7.1 Numerical convergence on a square domain
In this subsection, the accuracy of the approximated Legendre expansion coefficients is assessed. These coefficients correspond to the solution as well as its normal derivative on the interfaces of the resulting subdomains, at each hierarchical level. The numerical errors have been computed with reference to the following equation
In Fig. 8, the computed errors for the Dirichlet \((b_{12},b_{32},b_{14},b_{34})\) and the Neumann \((a_{12},a_{32},a_{14},a_{34})\) expansion coefficients at the interfaces of a first-level decomposed domain, for each iteration with \(MaxIt=500\), are given. In Fig. 9, the computed errors for the Dirichlet and the Neumann expansion coefficients at the interfaces of the four subdomains of a second-level decomposed domain, for each iteration with \(MaxIt=400\), are given. In Figs. 10 and 11, the computed errors for the Dirichlet and the Neumann expansion coefficients at the interfaces of the subdomains 1–8 and 9–16, respectively, are shown for a third-level decomposed domain, for each iteration with \(MaxIt = 400\). In Tables 1 and 2, the estimated error, the exact errors for the Dirichlet and the Neumann values, and the total DtN iterations, for three hierarchical levels with TOL = 1E−08, are presented.
It should be noted that the a posteriori error estimation technique is a preferable termination criterion since it is possible to avoid the execution of excess iterations which can occur when assigning an arbitrarily large value for the MaxIt parameter.
In Tables 3 and 4, the estimated error, cf. Eq. (20), the exact errors for the Dirichlet and the Neumann values, as well as the total DtN iterations, for three hierarchical levels with TOL = 1E−03, are given.

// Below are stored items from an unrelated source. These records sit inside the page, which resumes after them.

# spaceandtimefdn/blitzar

Hardware: NVIDIA H100
Metric: MSM throughput (scalar*point terms/sec), ristretto255, n=2^20 per GPU (higher is better)
Workload: dtype u32 limbs (integer modular arithmetic)

## Files before the change

blitzar_b200/csrc/msm.cuh:

```cuda
#pragma once
#include <algorithm>
#include <vector>

#include "batch_affine.cuh"
#include "curve.cuh"
#include "engine_api.cuh"
#include "lanefield.cuh"

namespace b200 {

struct ColumnDesc {
  const unsigned char* base;
  u64 row_stride;
  u32 bit_offset;
  u32 bit_width;
  u32 n;
  u32 is_signed;
  u32 first_window;
  u32 num_windows;
  u32 table_n;
  u32 gen_base;
};
B200_HD u32 bucket_windows(const ColumnDesc& col) { return col.table_n ? (col.num_windows ? 1u : 0u) : col.num_windows; }

B200_HD void load_scalar_bits(u32 v[8], bool& negative, const ColumnDesc& col, u64 i) {
  const unsigned char* row = col.base + i * col.row_stride;
#pragma unroll
  for (int k = 0; k < 8; ++k)
    v[k] = 0;
  const u32 width = col.bit_width;
  const unsigned char* p = row + (col.bit_offset >> 3);
  const u32 sh = col.bit_offset & 7u;
  if (sh == 0 && width == 256 && (((size_t)p) & 15u) == 0) {
    const uint4* q = (const uint4*)p;
    uint4 a = q[0], b = q[1];
    v[0] = a.x; v[1] = a.y; v[2] = a.z; v[3] = a.w;
    v[4] = b.x; v[5] = b.y; v[6] = b.z; v[7] = b.w;
  } else if (sh == 0 && (width & 31u) == 0 && (((size_t)p) & 3u) == 0) {
    const u32* q = (const u32*)p;
#pragma unroll
    for (int k = 0; k < 8; ++k)
      if ((u32)k < (width >> 5))
        v[k] = q[k];
  } else {
    const u32 nbytes = (sh + width + 7u) >> 3;
#pragma unroll
    for (int k = 0; k < 8; ++k) {
      u64 acc = 0;
#pragma unroll
      for (int b = 0; b < 5; ++b) {
        u32 idx = 4u * k + b;
        if (idx < nbytes)
          acc |= (u64)p[idx] << (8 * b);
      }
      v[k] = (u32)(acc >> sh);
    }
#pragma unroll
    for (int k = 0; k < 8; ++k) {
      int lo = 32 * k;
      if ((int)width <= lo)
        v[k] = 0;
      else if ((int)width < lo + 32)
        v[k] &= (1u << (width - lo)) - 1u;
    }
  }
  negative = false;
  if (col.is_signed) {
    u32 top = width - 1;
    bool neg = false;
#pragma unroll
    for (int k = 0; k < 8; ++k)
      if ((top >> 5) == (u32)k)
        neg = (v[k] >> (top & 31u)) & 1u;
    if (neg) {
      u64 c = 1;
#pragma unroll
      for (int k = 0; k < 8; ++k) {
        int lo = 32 * k;
        u32 m = 0;
        if ((int)width >= lo + 32)
          m = 0xffffffffu;
        else if ((int)width > lo)
          m = (1u << (width - lo)) - 1u;
        c += (u64)((~v[k]) & m);
        v[k] = (u32)c & m;
        c = (m == 0xffffffffu) ? (c >> 32) : 0;
      }
      negative = true;
    }
  }
}

constexpr u32 kAllWindows = 0xffffffffu;
template <class Fn>
B200_HD void for_each_digit(const u32 v[8], bool negative, const ColumnDesc& col, u32 c,
                            u32 nbuckets, Fn f, u32 only_window = kAllWindows) {
  const u32 half = nbuckets;
  const u32 mask = (1u << c) - 1u;
  u64 buf = 0;
  u32 nb = 0, w = 0, carry = 0;
  const u32 W = only_window == kAllWindows
                    ? col.num_windows
                    : (only_window < col.num_windows ? only_window + 1 : 0u);
#pragma unroll
  for (int k = 0; k < 8; ++k) {
    buf |= (u64)v[k] << nb;
    nb += 32;
    while (nb >= c && w < W) {
      u32 d = ((u32)buf & mask) + carry;
      buf >>= c;
      nb -= c;
      bool dneg = d > half;
      carry = dneg ? 1u : 0u;
      if (dneg)
        d = (1u << c) - d;
      if (d && (only_window == kAllWindows || w == only_window))
        f((col.first_window + (col.table_n ? 0u : w)) * nbuckets + (d - 1u), negative != dneg, w);
      ++w;
    }
  }
  while (w < W) {
    u32 d = ((u32)buf & mask) + carry;
    buf >>= c;
    bool dneg = d > half;
    carry = dneg ? 1u : 0u;
    if (dneg)
      d = (1u << c) - d;
    if (d && (only_window == kAllWindows || w == only_window))
      f((col.first_window + (col.table_n ? 0u : w)) * nbuckets + (d - 1u), negative != dneg, w);
    ++w;
  }
}

B200_HD u32 column_of(const u64* col_start, u32 ncols, u64 tid) {
  u32 lo = 0, hi = ncols;
  while (hi - lo > 1) {
    const u32 mid = (lo + hi) >> 1;
    if (tid >= col_start[mid])
      lo = mid;
    else
      hi = mid;
  }
  return lo;
}
struct CountBody {
  static constexpr int kBlock = 256;
  const ColumnDesc* cols;
  const u64* col_start;
  u32 ncols, c, nbuckets;
  u32* counts;
  B200_HD void operator()(u64 tid) const {
    const u32 j = column_of(col_start, ncols, tid);
    const ColumnDesc col = cols[j];
    u64 i = tid - col_start[j];
    u32 v[8];
    bool neg;
    load_scalar_bits(v, neg, col, i);
    u32* cnt = counts;
    for_each_digit(v, neg, col, c, nbuckets, [cnt](u32 key, bool, u32) { B200_ATOMIC_ADD(&cnt[key], 1u); });
  }
};

struct ScatterBody {
  static constexpr int kBlock = 256;
  const ColumnDesc* cols;
  const u64* col_start;
  u32 ncols, c, nbuckets;
  u32* cursor;
  u64* entries;
  u64 total_terms;
  B200_HD void operator()(u64 tid) const {
    u32 only = kAllWindows;
    if (total_terms) {
      only = (u32)(tid / total_terms);
      tid -= (u64)only * total_terms;
    }
    const u32 j = column_of(col_start, ncols, tid);
    const ColumnDesc col = cols[j];
    if (only != kAllWindows && only >= col.num_windows)
      return;
    u64 i = tid - col_start[j];
    u32 v[8];
    bool neg;
    load_scalar_bits(v, neg, col, i);
    u32* cur = cursor;
    u64* en = entries;
    const u32 ii = (u32)i + col.gen_base, tn = col.table_n;
    for_each_digit(v, neg, col, c, nbuckets, [cur, en, ii, tn](u32 key, bool negate, u32 w) {
      u32 pos = B200_ATOMIC_ADD(&cur[key], 1u);
      en[pos] = ((u64)key << 32) | (u64)(((ii + w * tn) << 1) | (negate ? 1u : 0u));
    }, only);
  }
};

constexpr u32 kScanChunk = 256, kScanChunkFirst = 64;
struct ScanUpBody {
  static constexpr int kBlock = 128;
  const u32* in;
  u64 n;
  u32* partial;
  u32 chunk;
  B200_HD void operator()(u64 t) const {
    u64 b = t * chunk, e = b + chunk < n ? b + chunk : n;
    u32 s = 0;
    for (u64 i = b; i < e; ++i)
      s += in[i];
    partial[t] = s;
  }
};
struct ScanTopBody {
  static constexpr int kBlock = 32;
  u32* data;
  u64 n;
  B200_HD void operator()(u64) const {
    u32 s = 0;
    for (u64 i = 0; i < n; ++i) {
      u32 v = data[i];
      data[i] = s;
      s += v;
    }
  }
};
struct ScanDownBody {
  static constexpr int kBlock = 128;
  u32* data;
  u64 n;
  const u32* partial_scanned;
  u32 chunk;
  B200_HD void operator()(u64 t) const {
    u64 b = t * chunk, e = b + chunk < n ? b + chunk : n;
    u32 s = partial_scanned[t];
    for (u64 i = b; i < e; ++i) {
      u32 v = data[i];
      data[i] = s;
      s += v;
    }
  }
};

inline void exclusive_scan(u32* data, u64 n, stream_t s, u32 chunk = kScanChunkFirst) {
  if (n <= kScanChunk) {
    launch(ScanTopBody{data, n}, 1, s);
    return;
  }
  u64 m = (n + chunk - 1) / chunk;
  u32* partial = (u32*)dev_alloc(m * sizeof(u32), s);
  launch(ScanUpBody{data, n, partial, chunk}, m, s);
  exclusive_scan(partial, m, s, kScanChunk);
  launch(ScanDownBody{data, n, partial, chunk}, m, s);
  dev_free(partial, s);
}

#if defined(__CUDACC__) && !defined(B200_EMULATE)
#define B200_BINNED_SORT 1
constexpr u32 kMicroBins = 16384, kBinCap = 8192, kBinSpan = 4096, kMaxBinShift = 12;
constexpr u64 kBinnedSortMinEntries = 1ull << 20;

template <int kBlock> __device__ u32 block_exclusive_scan(u32 v, u32* warp_sums, u32* total) {
  const u32 lane = threadIdx.x & 31u, warp = threadIdx.x >> 5;
  u32 x = v;
#pragma unroll
  for (int d = 1; d < 32; d <<= 1) {
    const u32 y = __shfl_up_sync(0xffffffffu, x, d);
    if (lane >= (u32)d)
      x += y;
  }
  if (lane == 31)
    warp_sums[warp] = x;
  __syncthreads();
  if (warp == 0) {
    u32 w = lane < kBlock / 32 ? warp_sums[lane] : 0u;
#pragma unroll
    for (int d = 1; d < 32; d <<= 1) {
      const u32 y = __shfl_up_sync(0xffffffffu, w, d);
      if (lane >= (u32)d)
        w += y;
    }
    if (lane < kBlock / 32)
      warp_sums[lane] = w;
  }
  __syncthreads();
  const u32 pre = (warp ? warp_sums[warp - 1] : 0u) + x - v;
  *total = warp_sums[kBlock / 32 - 1];
  __syncthreads();
  return pre;
}

template <class Fn>
__device__ void for_each_entry(const ColumnDesc* cols, const u64* col_start, u32 ncols, u32 c,
                               u32 nbuckets, u64 tid, Fn f) {
  const u32 j = column_of(col_start, ncols, tid);
  const ColumnDesc col = cols[j];
  const u64 i = tid - col_start[j];
  u32 v[8];
  bool neg;
  load_scalar_bits(v, neg, col, i);
  const u32 ii = (u32)i + col.gen_base, tn = col.table_n;
  for_each_digit(v, neg, col, c, nbuckets, [&](u32 key, bool negate, u32 w) {
    f(key, ((u64)key << 32) | (u64)(((ii + w * tn) << 1) | (negate ? 1u : 0u)));
  });
}

struct MicroCountBody {
  static constexpr int kBlock = 512;
  const ColumnDesc* cols;
  const u64* col_start;
  u32 ncols, c, nbuckets;
  u64 total_terms;
  u32 tile, shift, nmicro;
  u32* micro_counts;
  __device__ void run(u32 b, unsigned char* smem) const {
    u32* h = (u32*)smem;
    for (u32 m = threadIdx.x; m < nmicro; m += kBlock)
      h[m] = 0;
    __syncthreads();
    const u64 lo = (u64)b * tile, hi = lo + tile < total_terms ? lo + tile : total_terms;
    const u32 sh = shift;
    for (u64 t = lo + threadIdx.x; t < hi; t += kBlock)
      for_each_entry(cols, col_start, ncols, c, nbuckets, t,
                     [h, sh](u32 key, u64) { atomicAdd(&h[key >> sh], 1u); });
    __syncthreads();
    for (u32 m = threadIdx.x; m < nmicro; m += kBlock)
      if (h[m])
        atomicAdd(&micro_counts[m], h[m]);
  }
};
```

7.2 Adaptive subdomain generation results
In this subsection, numerical results are presented for the UTDtN algorithm with adaptive subdomain generation, based on a posteriori error estimation. We present three different cases with various numbers for the error estimate parameter TOL and the adaptivity threshold parameter TSH. The results involve the presentation of the computational domain after the final adaptive decomposition as well as the corresponding maximum computed errors at each hierarchical level. The numerical results have been obtained with reference to the exact solution given by Eq. (31).
In Fig. 12, an adaptively decomposed subdomain into seven hierarchical levels, with TOL = 1E−03 and TSH = 1E−04, is presented. The corresponding maximum computed error for each hierarchical level is given in Fig. 13.
In Fig. 14, an adaptively decomposed subdomain into seven hierarchical levels, with TOL = 1E−04 and TSH = 5E−06, is shown, and the corresponding maximum computed error for each hierarchical level is given in Fig. 15. In Fig. 16, an adaptively decomposed subdomain into six hierarchical levels, with TOL = 1E−05, is depicted. The threshold parameter TSH has been adaptively selected with TSH = 1E−07 at levels 1–2 and TSH = 1E−06 at levels 3–6. The corresponding maximum computed error for each hierarchical level is given in Fig. 17.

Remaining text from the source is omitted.